Aim of the exercise: Each line of the records below that contains "reverse" needs to be copied.

Supplied material:
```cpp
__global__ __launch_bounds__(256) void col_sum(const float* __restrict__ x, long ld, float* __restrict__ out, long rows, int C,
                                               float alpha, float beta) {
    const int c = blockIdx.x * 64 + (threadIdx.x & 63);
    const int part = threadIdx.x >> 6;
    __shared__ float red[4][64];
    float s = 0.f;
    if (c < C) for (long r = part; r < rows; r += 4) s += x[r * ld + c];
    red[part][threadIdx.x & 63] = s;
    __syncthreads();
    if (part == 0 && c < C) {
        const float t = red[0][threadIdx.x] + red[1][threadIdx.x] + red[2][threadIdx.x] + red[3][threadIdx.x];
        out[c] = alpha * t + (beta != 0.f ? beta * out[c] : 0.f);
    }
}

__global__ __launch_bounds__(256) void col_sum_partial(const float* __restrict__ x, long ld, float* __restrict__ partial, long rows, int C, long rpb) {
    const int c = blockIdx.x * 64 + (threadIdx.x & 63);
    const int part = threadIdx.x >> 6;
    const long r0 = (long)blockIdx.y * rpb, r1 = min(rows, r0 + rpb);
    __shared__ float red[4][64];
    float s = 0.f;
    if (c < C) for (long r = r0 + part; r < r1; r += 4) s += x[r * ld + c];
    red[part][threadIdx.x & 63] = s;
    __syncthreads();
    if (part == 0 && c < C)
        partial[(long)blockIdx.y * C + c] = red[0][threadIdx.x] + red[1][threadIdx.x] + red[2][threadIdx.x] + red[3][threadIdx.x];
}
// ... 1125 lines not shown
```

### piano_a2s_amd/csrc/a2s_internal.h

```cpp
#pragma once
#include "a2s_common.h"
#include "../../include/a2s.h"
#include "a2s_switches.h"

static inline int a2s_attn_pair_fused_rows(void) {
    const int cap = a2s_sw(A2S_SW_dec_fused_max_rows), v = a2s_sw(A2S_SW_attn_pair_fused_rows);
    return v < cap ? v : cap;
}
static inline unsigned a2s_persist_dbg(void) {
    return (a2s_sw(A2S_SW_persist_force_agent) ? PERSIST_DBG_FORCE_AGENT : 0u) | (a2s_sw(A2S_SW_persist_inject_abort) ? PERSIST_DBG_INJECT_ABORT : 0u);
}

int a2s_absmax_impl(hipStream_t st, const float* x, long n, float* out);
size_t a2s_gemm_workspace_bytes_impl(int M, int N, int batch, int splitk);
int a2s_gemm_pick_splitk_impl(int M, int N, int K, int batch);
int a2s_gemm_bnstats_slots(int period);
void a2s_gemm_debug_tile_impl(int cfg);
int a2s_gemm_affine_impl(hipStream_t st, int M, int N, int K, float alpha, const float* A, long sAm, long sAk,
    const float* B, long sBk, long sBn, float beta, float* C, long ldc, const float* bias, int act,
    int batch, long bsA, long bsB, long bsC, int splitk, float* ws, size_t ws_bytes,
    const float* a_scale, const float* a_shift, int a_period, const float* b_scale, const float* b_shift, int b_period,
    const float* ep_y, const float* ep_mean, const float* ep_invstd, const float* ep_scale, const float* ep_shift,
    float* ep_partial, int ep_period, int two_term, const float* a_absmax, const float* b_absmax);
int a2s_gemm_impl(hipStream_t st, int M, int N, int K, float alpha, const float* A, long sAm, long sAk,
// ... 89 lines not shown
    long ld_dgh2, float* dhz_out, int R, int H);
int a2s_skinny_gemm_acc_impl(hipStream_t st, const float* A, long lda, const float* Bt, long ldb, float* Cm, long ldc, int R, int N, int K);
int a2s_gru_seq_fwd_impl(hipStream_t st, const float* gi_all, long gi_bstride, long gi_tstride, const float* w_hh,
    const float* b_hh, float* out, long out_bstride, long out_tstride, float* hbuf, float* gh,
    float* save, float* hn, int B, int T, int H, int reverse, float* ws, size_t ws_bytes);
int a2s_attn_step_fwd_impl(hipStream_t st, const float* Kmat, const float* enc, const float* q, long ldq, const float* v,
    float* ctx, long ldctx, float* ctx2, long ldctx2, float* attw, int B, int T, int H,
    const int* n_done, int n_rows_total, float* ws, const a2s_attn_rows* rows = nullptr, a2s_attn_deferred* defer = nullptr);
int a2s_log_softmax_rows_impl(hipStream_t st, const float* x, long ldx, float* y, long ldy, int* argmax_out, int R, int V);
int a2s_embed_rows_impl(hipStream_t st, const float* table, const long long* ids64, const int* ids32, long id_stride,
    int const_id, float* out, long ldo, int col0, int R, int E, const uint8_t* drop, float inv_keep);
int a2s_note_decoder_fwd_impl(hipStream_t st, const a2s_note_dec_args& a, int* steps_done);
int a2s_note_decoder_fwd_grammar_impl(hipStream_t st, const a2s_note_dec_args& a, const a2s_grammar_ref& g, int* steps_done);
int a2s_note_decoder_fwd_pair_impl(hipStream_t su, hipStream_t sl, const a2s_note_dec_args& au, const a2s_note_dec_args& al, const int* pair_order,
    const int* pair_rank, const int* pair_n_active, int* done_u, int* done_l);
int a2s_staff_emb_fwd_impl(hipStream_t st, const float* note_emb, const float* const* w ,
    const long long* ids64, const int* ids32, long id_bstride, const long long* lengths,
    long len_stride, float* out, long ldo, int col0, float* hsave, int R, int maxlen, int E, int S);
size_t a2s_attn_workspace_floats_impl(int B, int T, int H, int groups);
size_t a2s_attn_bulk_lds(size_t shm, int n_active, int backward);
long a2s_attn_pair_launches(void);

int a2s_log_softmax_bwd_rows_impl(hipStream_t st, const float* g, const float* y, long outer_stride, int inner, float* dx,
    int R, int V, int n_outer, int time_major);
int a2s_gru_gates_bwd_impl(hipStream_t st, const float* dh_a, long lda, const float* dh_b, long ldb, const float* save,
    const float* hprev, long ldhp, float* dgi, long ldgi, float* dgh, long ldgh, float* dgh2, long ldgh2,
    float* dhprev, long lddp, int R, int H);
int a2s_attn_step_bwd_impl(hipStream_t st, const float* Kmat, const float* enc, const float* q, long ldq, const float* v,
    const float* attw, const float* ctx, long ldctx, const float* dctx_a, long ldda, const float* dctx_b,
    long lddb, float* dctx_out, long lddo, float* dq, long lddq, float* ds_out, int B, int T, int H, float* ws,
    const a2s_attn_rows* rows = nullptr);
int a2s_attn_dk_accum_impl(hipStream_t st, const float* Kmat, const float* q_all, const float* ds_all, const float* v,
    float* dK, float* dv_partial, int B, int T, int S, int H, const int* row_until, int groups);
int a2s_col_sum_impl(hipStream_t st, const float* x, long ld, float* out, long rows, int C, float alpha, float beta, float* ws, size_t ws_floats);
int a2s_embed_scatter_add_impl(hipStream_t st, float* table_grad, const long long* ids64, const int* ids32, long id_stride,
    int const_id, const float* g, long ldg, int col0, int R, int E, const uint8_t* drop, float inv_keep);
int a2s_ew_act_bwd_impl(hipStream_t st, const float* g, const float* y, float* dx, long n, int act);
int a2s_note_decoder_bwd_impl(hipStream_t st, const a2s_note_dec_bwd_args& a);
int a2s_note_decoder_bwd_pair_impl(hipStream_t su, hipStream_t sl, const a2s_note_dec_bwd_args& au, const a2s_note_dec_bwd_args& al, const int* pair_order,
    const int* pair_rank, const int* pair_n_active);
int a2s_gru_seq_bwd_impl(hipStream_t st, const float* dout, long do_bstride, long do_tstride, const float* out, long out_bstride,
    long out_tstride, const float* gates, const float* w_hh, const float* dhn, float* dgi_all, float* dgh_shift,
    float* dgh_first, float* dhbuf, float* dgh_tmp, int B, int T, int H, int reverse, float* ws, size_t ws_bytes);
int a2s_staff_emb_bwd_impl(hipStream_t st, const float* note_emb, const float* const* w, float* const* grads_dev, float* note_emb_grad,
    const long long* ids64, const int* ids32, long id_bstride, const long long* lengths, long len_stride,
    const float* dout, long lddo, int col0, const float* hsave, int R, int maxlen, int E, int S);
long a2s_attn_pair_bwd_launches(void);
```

---

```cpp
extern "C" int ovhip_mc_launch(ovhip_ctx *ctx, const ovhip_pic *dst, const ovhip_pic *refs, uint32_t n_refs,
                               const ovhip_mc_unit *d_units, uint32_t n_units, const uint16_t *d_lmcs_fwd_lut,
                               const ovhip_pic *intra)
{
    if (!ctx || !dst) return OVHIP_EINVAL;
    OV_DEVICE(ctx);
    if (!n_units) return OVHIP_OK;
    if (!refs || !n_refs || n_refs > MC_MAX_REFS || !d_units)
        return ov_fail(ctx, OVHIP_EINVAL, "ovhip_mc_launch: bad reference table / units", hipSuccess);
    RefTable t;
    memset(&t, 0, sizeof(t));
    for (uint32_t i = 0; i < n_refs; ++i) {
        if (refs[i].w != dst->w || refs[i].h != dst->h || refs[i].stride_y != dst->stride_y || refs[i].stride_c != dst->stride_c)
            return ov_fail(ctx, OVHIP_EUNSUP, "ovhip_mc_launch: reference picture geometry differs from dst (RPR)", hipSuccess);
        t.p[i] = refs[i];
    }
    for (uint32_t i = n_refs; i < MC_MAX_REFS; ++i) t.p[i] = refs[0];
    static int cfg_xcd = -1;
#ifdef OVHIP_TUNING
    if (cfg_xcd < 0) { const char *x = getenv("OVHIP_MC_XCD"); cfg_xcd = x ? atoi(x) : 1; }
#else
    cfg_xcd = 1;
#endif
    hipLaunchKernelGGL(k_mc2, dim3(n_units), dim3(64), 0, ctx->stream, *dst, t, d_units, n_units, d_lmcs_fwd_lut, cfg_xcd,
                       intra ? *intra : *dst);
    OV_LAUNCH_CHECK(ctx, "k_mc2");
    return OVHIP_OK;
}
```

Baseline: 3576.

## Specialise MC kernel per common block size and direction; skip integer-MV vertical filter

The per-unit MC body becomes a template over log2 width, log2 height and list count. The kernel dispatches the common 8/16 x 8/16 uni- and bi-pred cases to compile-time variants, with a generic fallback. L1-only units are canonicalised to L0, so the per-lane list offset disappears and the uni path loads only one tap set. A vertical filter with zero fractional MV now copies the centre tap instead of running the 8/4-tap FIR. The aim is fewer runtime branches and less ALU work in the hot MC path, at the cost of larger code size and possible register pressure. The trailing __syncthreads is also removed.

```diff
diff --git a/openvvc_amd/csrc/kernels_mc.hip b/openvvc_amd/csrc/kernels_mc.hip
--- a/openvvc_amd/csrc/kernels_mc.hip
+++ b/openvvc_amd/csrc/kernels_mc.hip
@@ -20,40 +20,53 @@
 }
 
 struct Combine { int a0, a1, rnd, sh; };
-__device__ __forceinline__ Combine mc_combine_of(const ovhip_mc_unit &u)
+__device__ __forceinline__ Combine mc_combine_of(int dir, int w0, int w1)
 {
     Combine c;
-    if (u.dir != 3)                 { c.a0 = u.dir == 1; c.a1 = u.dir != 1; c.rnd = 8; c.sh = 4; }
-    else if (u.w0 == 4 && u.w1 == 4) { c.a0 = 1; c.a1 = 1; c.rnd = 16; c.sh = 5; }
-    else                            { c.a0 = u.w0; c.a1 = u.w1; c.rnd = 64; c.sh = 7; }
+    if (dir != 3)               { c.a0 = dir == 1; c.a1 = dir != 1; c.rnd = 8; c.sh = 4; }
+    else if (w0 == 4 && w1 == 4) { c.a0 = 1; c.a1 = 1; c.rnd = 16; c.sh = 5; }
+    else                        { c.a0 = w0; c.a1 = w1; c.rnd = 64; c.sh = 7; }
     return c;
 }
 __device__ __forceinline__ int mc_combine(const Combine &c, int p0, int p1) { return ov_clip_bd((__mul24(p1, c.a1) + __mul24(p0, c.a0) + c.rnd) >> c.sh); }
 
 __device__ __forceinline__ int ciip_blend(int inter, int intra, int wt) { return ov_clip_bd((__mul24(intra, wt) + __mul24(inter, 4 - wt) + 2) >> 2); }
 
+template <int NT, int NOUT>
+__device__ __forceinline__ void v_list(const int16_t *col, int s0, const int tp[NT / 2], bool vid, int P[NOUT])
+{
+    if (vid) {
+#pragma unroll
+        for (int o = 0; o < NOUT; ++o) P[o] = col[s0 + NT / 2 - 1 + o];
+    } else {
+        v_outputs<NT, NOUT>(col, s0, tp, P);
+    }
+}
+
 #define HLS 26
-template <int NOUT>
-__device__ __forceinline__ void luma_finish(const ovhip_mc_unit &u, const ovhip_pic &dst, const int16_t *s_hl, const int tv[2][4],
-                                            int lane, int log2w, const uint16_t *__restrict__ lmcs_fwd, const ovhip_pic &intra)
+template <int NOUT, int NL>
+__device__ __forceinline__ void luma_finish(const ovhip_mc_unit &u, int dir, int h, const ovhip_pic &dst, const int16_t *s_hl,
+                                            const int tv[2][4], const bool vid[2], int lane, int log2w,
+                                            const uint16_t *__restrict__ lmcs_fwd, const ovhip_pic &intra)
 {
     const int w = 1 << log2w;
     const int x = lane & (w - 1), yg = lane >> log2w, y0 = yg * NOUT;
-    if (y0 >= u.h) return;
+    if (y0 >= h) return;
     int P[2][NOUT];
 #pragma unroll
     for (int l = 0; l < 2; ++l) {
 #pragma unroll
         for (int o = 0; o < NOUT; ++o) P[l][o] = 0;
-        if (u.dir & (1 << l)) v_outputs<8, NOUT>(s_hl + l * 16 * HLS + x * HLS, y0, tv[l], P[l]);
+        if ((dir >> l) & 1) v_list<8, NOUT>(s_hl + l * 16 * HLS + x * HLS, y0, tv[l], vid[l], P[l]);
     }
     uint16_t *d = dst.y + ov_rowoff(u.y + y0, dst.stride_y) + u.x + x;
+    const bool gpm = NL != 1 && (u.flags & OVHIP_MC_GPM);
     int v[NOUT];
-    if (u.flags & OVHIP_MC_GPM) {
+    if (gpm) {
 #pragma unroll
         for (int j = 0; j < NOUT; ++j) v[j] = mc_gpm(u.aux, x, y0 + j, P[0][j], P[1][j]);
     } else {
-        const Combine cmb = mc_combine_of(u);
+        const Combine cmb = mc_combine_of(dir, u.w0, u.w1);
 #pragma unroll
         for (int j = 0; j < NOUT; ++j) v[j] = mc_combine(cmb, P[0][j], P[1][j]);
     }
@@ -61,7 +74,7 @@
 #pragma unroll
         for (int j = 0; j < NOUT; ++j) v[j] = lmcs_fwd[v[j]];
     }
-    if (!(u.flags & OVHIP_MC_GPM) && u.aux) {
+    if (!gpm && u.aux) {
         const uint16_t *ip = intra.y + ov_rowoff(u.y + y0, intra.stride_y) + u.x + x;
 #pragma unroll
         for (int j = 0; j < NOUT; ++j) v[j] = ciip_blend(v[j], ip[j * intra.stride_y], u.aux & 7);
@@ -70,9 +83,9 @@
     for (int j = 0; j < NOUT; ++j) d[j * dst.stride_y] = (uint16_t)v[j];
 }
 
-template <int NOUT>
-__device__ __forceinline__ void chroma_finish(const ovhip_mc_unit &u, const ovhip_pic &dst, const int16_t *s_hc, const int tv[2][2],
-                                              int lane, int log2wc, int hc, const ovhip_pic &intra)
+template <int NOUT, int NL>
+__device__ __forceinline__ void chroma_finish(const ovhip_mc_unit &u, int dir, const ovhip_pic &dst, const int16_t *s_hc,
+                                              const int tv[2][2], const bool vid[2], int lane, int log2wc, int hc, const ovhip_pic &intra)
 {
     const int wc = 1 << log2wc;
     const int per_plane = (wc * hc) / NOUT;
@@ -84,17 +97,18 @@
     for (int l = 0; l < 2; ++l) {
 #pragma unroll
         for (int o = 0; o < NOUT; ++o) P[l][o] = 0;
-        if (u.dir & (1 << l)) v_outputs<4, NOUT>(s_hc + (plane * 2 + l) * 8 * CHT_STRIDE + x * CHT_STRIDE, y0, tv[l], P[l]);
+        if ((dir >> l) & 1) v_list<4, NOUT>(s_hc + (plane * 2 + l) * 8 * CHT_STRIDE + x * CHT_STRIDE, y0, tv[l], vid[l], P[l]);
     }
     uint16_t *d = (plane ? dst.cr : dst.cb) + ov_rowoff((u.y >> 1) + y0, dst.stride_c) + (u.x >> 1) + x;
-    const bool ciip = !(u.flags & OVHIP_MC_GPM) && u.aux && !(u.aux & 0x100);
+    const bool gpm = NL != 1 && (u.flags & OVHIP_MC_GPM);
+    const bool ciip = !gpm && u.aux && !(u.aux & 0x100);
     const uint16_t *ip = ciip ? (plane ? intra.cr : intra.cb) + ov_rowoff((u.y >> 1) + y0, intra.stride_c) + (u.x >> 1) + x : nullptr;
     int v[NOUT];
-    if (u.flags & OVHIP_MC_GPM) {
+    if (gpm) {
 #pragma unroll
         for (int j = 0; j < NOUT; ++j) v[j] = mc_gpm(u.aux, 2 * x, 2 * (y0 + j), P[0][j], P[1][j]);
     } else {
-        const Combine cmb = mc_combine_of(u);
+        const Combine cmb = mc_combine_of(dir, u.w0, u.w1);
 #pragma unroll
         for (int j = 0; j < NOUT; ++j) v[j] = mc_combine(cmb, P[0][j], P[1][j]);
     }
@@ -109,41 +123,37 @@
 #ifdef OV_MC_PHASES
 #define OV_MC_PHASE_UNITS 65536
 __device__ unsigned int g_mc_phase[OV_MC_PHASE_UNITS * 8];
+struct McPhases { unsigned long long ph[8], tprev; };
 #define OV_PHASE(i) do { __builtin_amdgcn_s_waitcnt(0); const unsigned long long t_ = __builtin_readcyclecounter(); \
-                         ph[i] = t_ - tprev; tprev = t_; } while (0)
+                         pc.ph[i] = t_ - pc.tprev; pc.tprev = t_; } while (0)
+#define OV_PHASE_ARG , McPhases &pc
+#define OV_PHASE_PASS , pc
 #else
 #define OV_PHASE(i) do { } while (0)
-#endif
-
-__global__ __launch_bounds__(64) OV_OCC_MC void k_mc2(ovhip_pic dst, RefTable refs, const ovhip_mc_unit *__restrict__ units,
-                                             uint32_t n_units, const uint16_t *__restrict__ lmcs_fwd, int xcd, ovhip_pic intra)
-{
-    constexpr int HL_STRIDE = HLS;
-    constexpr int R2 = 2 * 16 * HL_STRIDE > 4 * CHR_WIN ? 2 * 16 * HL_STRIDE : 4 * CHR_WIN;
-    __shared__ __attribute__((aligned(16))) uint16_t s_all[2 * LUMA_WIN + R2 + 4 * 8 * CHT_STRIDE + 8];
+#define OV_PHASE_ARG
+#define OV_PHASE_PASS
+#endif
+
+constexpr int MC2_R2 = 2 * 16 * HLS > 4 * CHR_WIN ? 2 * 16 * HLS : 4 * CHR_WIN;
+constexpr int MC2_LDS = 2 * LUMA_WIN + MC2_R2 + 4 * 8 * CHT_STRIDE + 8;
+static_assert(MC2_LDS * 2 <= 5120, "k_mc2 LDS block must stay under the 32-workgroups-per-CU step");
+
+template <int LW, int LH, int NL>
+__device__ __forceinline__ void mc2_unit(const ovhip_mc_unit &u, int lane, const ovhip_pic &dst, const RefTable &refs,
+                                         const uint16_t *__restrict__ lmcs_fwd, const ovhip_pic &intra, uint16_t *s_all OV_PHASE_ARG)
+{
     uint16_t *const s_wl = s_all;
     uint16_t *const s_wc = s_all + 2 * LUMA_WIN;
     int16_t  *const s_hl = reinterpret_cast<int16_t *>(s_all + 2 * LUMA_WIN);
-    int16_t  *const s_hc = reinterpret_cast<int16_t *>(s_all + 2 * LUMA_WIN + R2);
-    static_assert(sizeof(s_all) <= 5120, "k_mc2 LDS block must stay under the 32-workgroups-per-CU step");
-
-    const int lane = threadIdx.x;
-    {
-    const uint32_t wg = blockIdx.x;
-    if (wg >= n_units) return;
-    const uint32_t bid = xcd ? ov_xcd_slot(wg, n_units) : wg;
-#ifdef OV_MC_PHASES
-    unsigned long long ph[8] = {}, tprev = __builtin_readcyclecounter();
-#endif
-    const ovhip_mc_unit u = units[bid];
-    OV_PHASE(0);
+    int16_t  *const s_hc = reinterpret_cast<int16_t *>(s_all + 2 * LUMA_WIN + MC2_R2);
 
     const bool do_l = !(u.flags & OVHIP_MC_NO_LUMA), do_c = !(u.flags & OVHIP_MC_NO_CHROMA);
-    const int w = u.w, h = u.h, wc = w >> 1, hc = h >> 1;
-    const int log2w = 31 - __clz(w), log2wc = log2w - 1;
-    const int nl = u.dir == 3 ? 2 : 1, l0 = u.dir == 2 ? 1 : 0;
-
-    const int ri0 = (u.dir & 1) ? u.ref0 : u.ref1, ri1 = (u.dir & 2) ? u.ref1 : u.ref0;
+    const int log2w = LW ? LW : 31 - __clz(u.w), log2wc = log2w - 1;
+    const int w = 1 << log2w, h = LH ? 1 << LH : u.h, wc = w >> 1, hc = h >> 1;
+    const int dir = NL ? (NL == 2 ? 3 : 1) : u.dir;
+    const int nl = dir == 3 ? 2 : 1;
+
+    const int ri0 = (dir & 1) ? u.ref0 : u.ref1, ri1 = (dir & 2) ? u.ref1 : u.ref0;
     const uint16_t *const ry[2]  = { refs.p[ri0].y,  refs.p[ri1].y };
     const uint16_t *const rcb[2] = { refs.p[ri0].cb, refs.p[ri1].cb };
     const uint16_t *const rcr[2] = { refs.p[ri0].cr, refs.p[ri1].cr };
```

Output for this task:
    float* save, float* hn, int B, int T, int H, int reverse, float* ws, size_t ws_bytes);
    float* dgh_first, float* dhbuf, float* dgh_tmp, int B, int T, int H, int reverse, float* ws, size_t ws_bytes);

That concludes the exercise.